Set the velocity encoding at 100 centimeters per second. Perform the 4D flow image analysis with a commercially available software. First, import the 4D MRI dataset by selecting it from the flash drive, then perform semi-automated offset correction and correction of aliasing to improve image quality.
The center line of the vessel will be automatically traced, and the software extracts the 3D volume. Finally, perform quantitative analysis of flow parameters by clicking on the individual tabs in the analysis window. Flow visualization, path line visualization, and flow vector can be visualized without further input.
For quantification of pressure and wall shear stress in the representative tab, place two planes by clicking on the Add Plane button. Move the planes to the ROI by dragging them along the center line so that one plane is placed at the beginning of the ROI and one at the end. The pressure drop across the ROI and wall shear stress will be visualized and quantified in the diagram next to the 3D model.
The presented 3D printed models offer a wide range of possibilities in CT imaging. The printed material can be easily distinguished from the surrounding agar and possible metallic implants. Therefore, the use of a contrast agent is normally not required, except for generating dynamic imaging sequences.
When using ultrasonic imaging, it is possible to distinguish between the model's wall, the surrounding agar, and thin dynamic objects like heart valve leaflets. The agar layer on top of the model provides realistic haptic feedback during the scanning process.

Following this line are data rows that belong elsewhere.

@@ -158,7 +164,7 @@
     __device__ __forceinline__ void next2D(const KzParams &P, const KzDevTables &T, float &x, float &y) {
         if (type == KZ_SAMPLER_INDEPENDENT) { y = nextFloat(); x = nextFloat(); return; }
         if (type == KZ_SAMPLER_STRATIFIED) {
-            const uint64_t h = hashDimSeed(hp, dim, P.seed);
+            const uint64_t h = dimHash(P);
             const int stratum = (int)permuteIdx(idx, P.sampleCount, (uint32_t)h);
             dim += 2;
             const int sx = stratum % P.resX, sy = stratum / P.resX;
@@ -168,7 +174,7 @@
             return;
         }
         if (type == KZ_SAMPLER_CORRELATED) {
-            const uint32_t h = (uint32_t)hashDimSeed(hp, dim, P.seed);
+            const uint32_t h = (uint32_t)dimHash(P);
             const uint32_t s = permuteIdx(idx, P.sampleCount, h * 0x51633e2du);
             const uint32_t cy = s / (uint32_t)P.resX, cx = s % (uint32_t)P.resX;
             const uint32_t sx = permuteIdx(cx, (uint32_t)P.resX, h * 0x68bc21ebu);
@@ -183,7 +189,7 @@
         uint32_t index = idx;
         uint32_t inst = dim / 2;
         if (inst >= KZ_PMJ02BN_SETS) {
-            uint64_t h = hashDimSeed(hp, dim, P.seed);
+            uint64_t h = dimHash(P);
             index = permuteIdx(idx, P.sampleCount, (uint32_t)h);
         }
         inst %= KZ_PMJ02BN_SETS; index %= KZ_PMJ02BN_SAMPLES;
@@ -257,8 +263,9 @@
 
 struct Node4Test { uint32_t k0, k1, k2, k3; uint4 refs; };
 typedef float kz_f2 __attribute__((ext_vector_type(2)));
+__device__ __forceinline__ float kzMinRaw(float a, float b) { float r; asm("v_min_f32 %0, %1, %2" : "=v"(r) : "v"(a), "v"(b)); return r; }
 __device__ __forceinline__ void node4KeysOf(const uint4 q0, const uint4 q1, const uint4 q2, V3 o, float rx, float ry, float rz, float tmin, float tmax,
-                                            uint32_t (&key)[4]) {
+                                            uint32_t (&key)[4], bool (&hit)[4]) {
     const float ax = __uint_as_float(q0.w) * rx, ay = __uint_as_float(q2.z) * ry, az = __uint_as_float(q2.w) * rz;
     const float bx = (__uint_as_float(q0.x) - o.x) * rx, by = (__uint_as_float(q0.y) - o.y) * ry, bz = (__uint_as_float(q0.z) - o.z) * rz;
     const uint32_t nX = rx >= 0.f ? q1.x : q1.w, fX = rx >= 0.f ? q1.w : q1.x;
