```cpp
extern "C" int ge_conv1x1_bn_bwd_finalize(const float* GT, const float* colsum, const double* gram, const void* w, const float* gamma,
                                          const float* save_mean, const float* save_rstd, long rows, int Cin, int Cout, float* dgamma, float* dbeta,
                                          float* dW, void* Wd, float* c0, float* scratch, void* stream) {
  if (!GT || !colsum || !gram || !w || !gamma || !save_mean || !save_rstd || !dgamma || !dbeta || !dW || !Wd || !c0 || !scratch || rows <= 0) return GE_ERR_BAD_ARG;
  if (!cb_ok(Cin, Cout)) return GE_ERR_UNSUPPORTED;
  hipStream_t s = ge_stream(stream);
  conv1x1_bn_bwd_finalize_k<<<(Cout + 3) / 4, 256, 0, s>>>(GT, colsum, gram, (const bf16_t*)w, gamma, save_mean, save_rstd, dgamma, dbeta, dW, (bf16_t*)Wd,
                                                           scratch, scratch + Cout, Cout, (double)rows);
  GE_LAUNCH_CHECK();
  conv1x1_bn_bwd_a2_k<<<CB_K, 256, 0, s>>>((const bf16_t*)w, scratch, scratch + Cout, gram, (bf16_t*)Wd, c0, Cout, (double)rows);
// ... 23 lines not shown
```

### gedepth_amd/csrc/neck.hip

```cpp
#include "common.h"

#define NECK_TILE 64

template <typename T, bool VEC, bool DROP>
__global__ void __launch_bounds__(256) tokens_from_map_k(const T* __restrict__ map, long map_bs, const float* __restrict__ pos,
                                                         T* __restrict__ tok, long tok_bs, int C, long N, float p, float inv_keep,
                                                         uint64_t seed0, const unsigned long long* __restrict__ salt) {
  const uint64_t seed = ge_salted(seed0, salt);
  constexpr int VN = V8<T>::N, LPR = NECK_TILE / VN, RPP = 256 / LPR;
  __shared__ float tile[NECK_TILE][NECK_TILE + 1];
  const long n0 = (long)blockIdx.x * NECK_TILE;
  const int c0 = blockIdx.y * NECK_TILE, b = blockIdx.z;
  const int lane_v = (threadIdx.x % LPR) * VN, row0 = threadIdx.x / LPR;
  const T* mp = map + (long)b * map_bs;
#pragma unroll
  for (int r = row0; r < NECK_TILE; r += RPP) {
    const int c = c0 + r;
    const long n = n0 + lane_v;
    float v[VN];
    if (VEC) {
      if (c < C && n < N) {
        V8<T>::ld(mp + (long)c * N + n, v);
        if (pos) {
#pragma unroll
// ... 195 lines not shown
template <typename TI, typename TB, typename TO, bool HAS_ID>
static int scale_add_launch(const void* identity, const void* branch, const float* scale, void* out, int B, long per_sample,
                            hipStream_t s) {
  const bool vec = per_sample % 8 == 0 && al16(branch) && al16(out) && (!HAS_ID || al16(identity));
  dim3 grid(ge_blocks(vec ? per_sample / 8 : per_sample, 256 * 4, 4096), (unsigned)B);
  if (vec) scale_add_k<TI, TB, TO, HAS_ID, true><<<grid, 256, 0, s>>>((const TI*)identity, (const TB*)branch, scale, (TO*)out, per_sample);
  else scale_add_k<TI, TB, TO, HAS_ID, false><<<grid, 256, 0, s>>>((const TI*)identity, (const TB*)branch, scale, (TO*)out, per_sample);
  GE_LAUNCH_CHECK();
  return GE_OK;
}

extern "C" int ge_residual_scale_add(const void* identity, int id_dtype, const void* branch, int br_dtype, const float* scale,
                                     void* out, int B, long per_sample, void* stream) {
  if (!identity || !branch || !scale || !out || B < 0 || B > 65535 || per_sample < 0) return GE_ERR_BAD_ARG;
  if ((long)B * per_sample == 0) return GE_OK;
  hipStream_t s = ge_stream(stream);
  if (id_dtype == GE_F32 && br_dtype == GE_F32) return scale_add_launch<float, float, float, true>(identity, branch, scale, out, B, per_sample, s);
  if (id_dtype == GE_F32 && br_dtype == GE_BF16) return scale_add_launch<float, bf16_t, float, true>(identity, branch, scale, out, B, per_sample, s);
  if (id_dtype == GE_BF16 && br_dtype == GE_BF16) return scale_add_launch<bf16_t, bf16_t, bf16_t, true>(identity, branch, scale, out, B, per_sample, s);
  return GE_ERR_UNSUPPORTED;
}
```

Flow analysis within the flow loop offers a wide range of possible applications and pre-interventional imaging.
4D MRI sequence enables visualization of fluid flow, turbulences, and wall shear stress within the 3D printed model, making it possible to analyze flow patterns following artificial heart valves. This workflow can be transferred to different interventional medical procedures for training or planning purposes. The technique allows for a closer in vitro examination of the flow behavior in large cardiovascular vessels and offers great potential for individualized therapy planning.